To do ->
Every line from the beginning of the records below up to the one holding "const int li = lane & 31, hf = lane >> 5;" should be quoted exactly; leave out the rest.

Collected data entries
template <bool PROJ>
__global__ __launch_bounds__(256, 1) void ffn_x6_kernel(FfnArgs A) {
  extern __shared__ __attribute__((aligned(16))) char smem[];
  char* const panel = smem;
  char* const hbuf = smem + kPanel;
  char* const ring = smem + kPanel + kHbuf;
  const int tid = threadIdx.x, lane = tid & 63;
  const int wave = __builtin_amdgcn_readfirstlane(tid >> 6);
  const int wm = wave >> 1, wn = wave & 1;
  const int li = lane & 31, hf = lane >> 5;
  const unsigned lds_ring = (unsigned)reinterpret_cast<uintptr_t>((lds_char*)ring);
  const int r0 = blockIdx.x * kRows;
  const int nchunk = A.F >> 6, KSf = A.F >> 4;

  const unsigned voff = lane * 16;
  const int crot = blockIdx.x % nchunk;
  auto chunk_of = [&](int c) { const int t = c + crot; return t >= nchunk ? t - nchunk : t; };
  constexpr int NP = PROJ ? kKS : 0;
  const int nstages = NP + 8 * nchunk;
  const size_t nb_stride = (size_t)KSf * 3 * kFrag;
  auto stage_src = [&](int g, const char*& base, size_t& stride) {
    g = g < nstages ? g : nstages - 1;
    const bool pj = g < NP;
    const int gg = g - NP, c = chunk_of(pj ? 0 : gg >> 3), st = gg & 7;
    const bool l1 = st < 4;
    const char* b1 = A.w1 + ((size_t)((2 * c + (wave >> 1)) * kKS + 4 * (st & 3) + 2 * (wave & 1)) * 3) * kFrag;
    const char* b2 = A.w2 + ((size_t)(2 * wave * KSf + 4 * c + (st & 3)) * 3) * kFrag;
    base = l1 ? b1 : b2;
    stride = l1 ? (size_t)3 * kFrag : nb_stride;
    if constexpr (PROJ) {
      base = pj ? A.wp + ((size_t)(2 * wave * kKS + g) * 3) * kFrag : base;
      stride = pj ? (size_t)kKS * 3 * kFrag : stride;
    }
  };
  auto issue = [&](int g, int slot) {
    const unsigned dst = lds_ring + (unsigned)slot * kStage + (unsigned)wave * (NL * kFrag);
    const char* base;
    size_t stride;
    stage_src(g, base, stride);
#pragma unroll
    for (int i = 0; i < NL; ++i) dma16s(base + (i / 3) * stride + (i % 3) * kFrag, voff, dst + i * kFrag);
  };
  issue(0, 0);
  issue(1, 1);

  build_panel(A.x, A.ldx, A.M, r0, tid, lane, panel, hbuf, ring + 2 * kStage);
  __syncthreads();
  bf16x8 lo[kKS];
  {
    const char* q = (wm == 0 ? hbuf : ring + 2 * kStage);
#pragma unroll
    for (int ks = 0; ks < kKS; ++ks) lo[ks] = *reinterpret_cast<const bf16x8*>(q + ks * kFrag + (swz(lane, ks) << 4));
  }

  f32x16 acc2[4], acc1[2];
#pragma unroll
  for (int t = 0; t < 4; ++t)
#pragma unroll
    for (int r = 0; r < 16; ++r) acc2[t][r] = 0.f;

  auto pfrag = [&](int ks, int piece) {
    return *reinterpret_cast<const bf16x8*>(panel + ((wm * kKS + ks) * 2 + piece) * kFrag + (swz(lane, ks) << 4));
  };
  const char* const ph = hbuf + (wm * 4 * 3) * kFrag + lane * 16;
  const char* const pw = ring + (4 * wn * 3) * kFrag + lane * 16;
  auto frag = [](const char* p) { return *reinterpret_cast<const bf16x8*>(p); };

  auto stage = [&](auto S, const bf16x8 (&w)[4][3], bf16x8 (&wnx)[4][3], const bf16x8 (&a)[4][2], bf16x8 (&anx)[4][2], int g,
                   int slot_next, int slot_fill) {
    constexpr int s = decltype(S)::value;
    const char* const wn_src = pw + slot_next * kStage;
    const unsigned dst = lds_ring + (unsigned)slot_fill * kStage + (unsigned)wave * (NL * kFrag);
    const char* src;
    size_t sstride;
    stage_src(g + 3, src, sstride);
    static_for<24>([&](auto I) {
      constexpr int i = decltype(I)::value;
      constexpr int pwt[6] = {2, 0, 1, 1, 0, 0}, pat[6] = {0, 2, 1, 0, 1, 0};
      if constexpr (s < 4) {
        constexpr int pair = i / 12, term = (i % 12) / 2, par = i & 1, kl = 2 * pair + par;
        if constexpr (pat[term] == 2) acc1[par] = mfma(w[kl][pwt[term]], lo[4 * s + kl], acc1[par]);
        else acc1[par] = mfma(w[kl][pwt[term]], a[kl][pat[term]], acc1[par]);
        __builtin_amdgcn_sched_barrier(0);
      } else {
        constexpr int term = i / 4, t = i % 4;
        constexpr int ap = pat[term];
        acc2[t] = mfma(w[t][pwt[term]], a[ap >> 1][ap & 1], acc2[t]);
        __builtin_amdgcn_sched_barrier(0);
      }
      if constexpr ((i & 1) && (i >> 1) < NL) {
        constexpr int j = i >> 1;
        dma16s(src + (j / 3) * sstride + (j % 3) * kFrag, voff, dst + j * kFrag);
        __builtin_amdgcn_sched_barrier(0);
      }
      if constexpr (i >= 12 && i < 18) {
        constexpr int j = 2 * (i - 12);
        wnx[j / 3][j % 3] = frag(wn_src + j * kFrag);
        wnx[(j + 1) / 3][(j + 1) % 3] = frag(wn_src + (j + 1) * kFrag);
        __builtin_amdgcn_sched_barrier(0);
      }
      if constexpr (s < 8) {
        constexpr int sx = (s + 1) & 7;
        if constexpr (i >= 18 && i < 22 && sx < 4) {
          constexpr int kl = i - 18;
          anx[kl][0] = pfrag(4 * sx + kl, 0);
          anx[kl][1] = pfrag(4 * sx + kl, 1);
          __builtin_amdgcn_sched_barrier(0);
        }
        if constexpr (i == 18 && sx > 4) {
          anx[0][0] = frag(ph + ((sx - 4) * 3 + 0) * kFrag);
          anx[0][1] = frag(ph + ((sx - 4) * 3 + 1) * kFrag);
          anx[1][0] = frag(ph + ((sx - 4) * 3 + 2) * kFrag);
          __builtin_amdgcn_sched_barrier(0);
        }
      } else if constexpr (s - 8 + 1 < kKS) {
        if constexpr (i == 18) {
          anx[0][0] = pfrag(s - 8 + 1, 0);
          anx[0][1] = pfrag(s - 8 + 1, 1);
          anx[1][0] = lo[s - 8 + 1];
          __builtin_amdgcn_sched_barrier(0);
        }
      }
    });
  };

  bf16x8 w0[4][3], w1[4][3], a0[4][2], a1[4][2];
  f32x8 bias[4];
  wait_vm<NL>();
  wait_lgkm0();
  __builtin_amdgcn_s_barrier();
  issue(2, 2);
#pragma unroll
  for (int u = 0; u < 4; ++u)
#pragma unroll
    for (int p = 0; p < 3; ++p) w0[u][p] = frag(pw + (u * 3 + p) * kFrag);
  int slot = 0;
  int g = 0;
  auto stage_top = [&]() {
    wait_vm<NL>();
    wait_lgkm0();
    __builtin_amdgcn_s_barrier();
    __builtin_amdgcn_sched_barrier(0);
  };

  float4 y1[4][4];
  if constexpr (PROJ) {
    a0[0][0] = pfrag(0, 0);
    a0[0][1] = pfrag(0, 1);
    a0[1][0] = lo[0];
    static_for<kKS>([&](auto KS) {
      constexpr int ks = decltype(KS)::value;
      const int sn = slot == 2 ? 0 : slot + 1;
      stage_top();
      if constexpr ((ks & 1) == 0) stage(std::integral_constant<int, 8 + ks>{}, w0, w1, a0, a1, g, sn, slot);
      else stage(std::integral_constant<int, 8 + ks>{}, w1, w0, a1, a0, g, sn, slot);
      slot = sn;
      ++g;
    });
    const int row = r0 + wm * 32 + li;
    const float* xr = A.res + (size_t)min(row, A.M - 1) * A.ldr;
#pragma unroll
    for (int t = 0; t < 4; ++t)
#pragma unroll
      for (int q = 0; q < 4; ++q) {
        const int col = (4 * wn + t) * 32 + 8 * q + 4 * hf;
        const float4 b = *reinterpret_cast<const float4*>(A.bp + col), r = *reinterpret_cast<const float4*>(xr + col);
        y1[t][q] = make_float4(acc2[t][4 * q + 0] + b.x + r.x, acc2[t][4 * q + 1] + b.y + r.y, acc2[t][4 * q + 2] + b.z + r.z,
                               acc2[t][4 * q + 3] + b.w + r.w);
        acc2[t][4 * q + 0] = 0.f; acc2[t][4 * q + 1] = 0.f; acc2[t][4 * q + 2] = 0.f; acc2[t][4 * q + 3] = 0.f;
      }
    float* red = reinterpret_cast<float*>(hbuf + 16 * kFrag);
    layernorm_rows(y1, A.gamma1, A.beta1, A.eps1, wave, lane, red);
    uint2 plo[4][4];
#pragma unroll
    for (int t = 0; t < 4; ++t)
#pragma unroll
      for (int q = 0; q < 4; ++q) {
        const xs::Split3 s0 = xs::split3_fast(y1[t][q].x), s1 = xs::split3_fast(y1[t][q].y), s2 = xs::split3_fast(y1[t][q].z),
                         s3 = xs::split3_fast(y1[t][q].w);
        const int ks = 2 * (4 * wn + t) + (q >> 1);
        char* d = panel + ((wm * kKS + ks) * 2) * kFrag + (swz(li + 32 * (q & 1), ks) << 4) + 8 * hf;
        *reinterpret_cast<uint2*>(d) = make_uint2(xs::pack_hi16(s0.hi, s1.hi), xs::pack_hi16(s2.hi, s3.hi));
        *reinterpret_cast<uint2*>(d + kFrag) = make_uint2(xs::pack_hi16(s0.mid, s1.mid), xs::pack_hi16(s2.mid, s3.mid));
        plo[t][q] = make_uint2(xs::pack_hi16(s0.lo, s1.lo), xs::pack_hi16(s2.lo, s3.lo));
      }
#pragma unroll
    for (int rb = 0; rb < 2; ++rb) {
      if (wm == rb) {
#pragma unroll
        for (int t = 0; t < 4; ++t)
#pragma unroll
          for (int q = 0; q < 4; ++q) {
            const int ks = 2 * (4 * wn + t) + (q >> 1);
            *reinterpret_cast<uint2*>(hbuf + ks * kFrag + (swz(li + 32 * (q & 1), ks) << 4) + 8 * hf) = plo[t][q];
          }
      }
      __syncthreads();
      if (wm == rb) {
#pragma unroll
        for (int ks = 0; ks < kKS; ++ks) lo[ks] = *reinterpret_cast<const bf16x8*>(hbuf + ks * kFrag + (swz(lane, ks) << 4));
      }
      __syncthreads();
    }
  }
#pragma unroll
  for (int u = 0; u < 4; ++u) {
    a0[u][0] = pfrag(u, 0);
    a0[u][1] = pfrag(u, 1);
  }
#pragma unroll 1
  for (int c = 0; c < nchunk; ++c) {
    static_for<8>([&](auto S) {
      constexpr int s = decltype(S)::value;
      const int sn = slot == 2 ? 0 : slot + 1;
      stage_top();
      if constexpr (s == 4) {
        a0[0][0] = frag(ph + 0 * kFrag);
        a0[0][1] = frag(ph + 1 * kFrag);
        a0[1][0] = frag(ph + 2 * kFrag);
        __builtin_amdgcn_sched_barrier(0);
      }
      if constexpr (s == 0) {
#pragma unroll
        for (int t = 0; t < 2; ++t)
#pragma unroll
          for (int r = 0; r < 16; ++r) acc1[t][r] = 0.f;
        const float* bp = A.b1 + 64 * chunk_of(c) + 32 * wn;
        asm volatile("s_load_dwordx8 %0, %4, 0x0\n\ts_load_dwordx8 %1, %4, 0x20\n\ts_load_dwordx8 %2, %4, 0x40\n\t"
                     "s_load_dwordx8 %3, %4, 0x60"
                     : "=&s"(bias[0]), "=&s"(bias[1]), "=&s"(bias[2]), "=&s"(bias[3])
                     : "s"(bp));
      }
      if constexpr ((s & 1) == 0) stage(S, w0, w1, a0, a1, g, sn, slot);
      else stage(S, w1, w0, a1, a0, g, sn, slot);
      if constexpr (s == 3) {
        asm volatile("s_waitcnt lgkmcnt(0)" : "+s"(bias[0]), "+s"(bias[1]), "+s"(bias[2]), "+s"(bias[3]));
#pragma unroll
        for (int q = 0; q < 4; ++q) {
          float h[4];
#pragma unroll
          for (int j = 0; j < 4; ++j) {
            const float blo = bias[q][j], bhi = bias[q][4 + j];
            h[j] = egtr_relu(acc1[0][4 * q + j] + acc1[1][4 * q + j] + (hf ? bhi : blo));
          }
          char* dst = hbuf + ((wm * 4 + 2 * wn + (q >> 1)) * 3) * kFrag + (q & 1) * 512 + li * 16 + hf * 8;
          const xs::Split3 s0 = xs::split3_fast(h[0]), s1 = xs::split3_fast(h[1]), s2 = xs::split3_fast(h[2]),
                           s3 = xs::split3_fast(h[3]);
          *reinterpret_cast<uint2*>(dst) = make_uint2(xs::pack_hi16(s0.hi, s1.hi), xs::pack_hi16(s2.hi, s3.hi));
          *reinterpret_cast<uint2*>(dst + kFrag) = make_uint2(xs::pack_hi16(s0.mid, s1.mid), xs::pack_hi16(s2.mid, s3.mid));
          *reinterpret_cast<uint2*>(dst + 2 * kFrag) = make_uint2(xs::pack_hi16(s0.lo, s1.lo), xs::pack_hi16(s2.lo, s3.lo));
        }
      }
      slot = sn;
      ++g;
    });
  }
  wait_vm<0>();
  final_epilogue<PROJ>(acc2, A, r0, wave, lane, reinterpret_cast<float*>(ring), [&](int t, int q) { return y1[t][q]; });
  asm volatile("s_waitcnt vmcnt(0)" ::: "memory");
}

Exercise solution ->
template <bool PROJ>
__global__ __launch_bounds__(256, 1) void ffn_x6_kernel(FfnArgs A) {
  extern __shared__ __attribute__((aligned(16))) char smem[];
  char* const panel = smem;
  char* const hbuf = smem + kPanel;
  char* const ring = smem + kPanel + kHbuf;
  const int tid = threadIdx.x, lane = tid & 63;
  const int wave = __builtin_amdgcn_readfirstlane(tid >> 6);
  const int wm = wave >> 1, wn = wave & 1;
  const int li = lane & 31, hf = lane >> 5;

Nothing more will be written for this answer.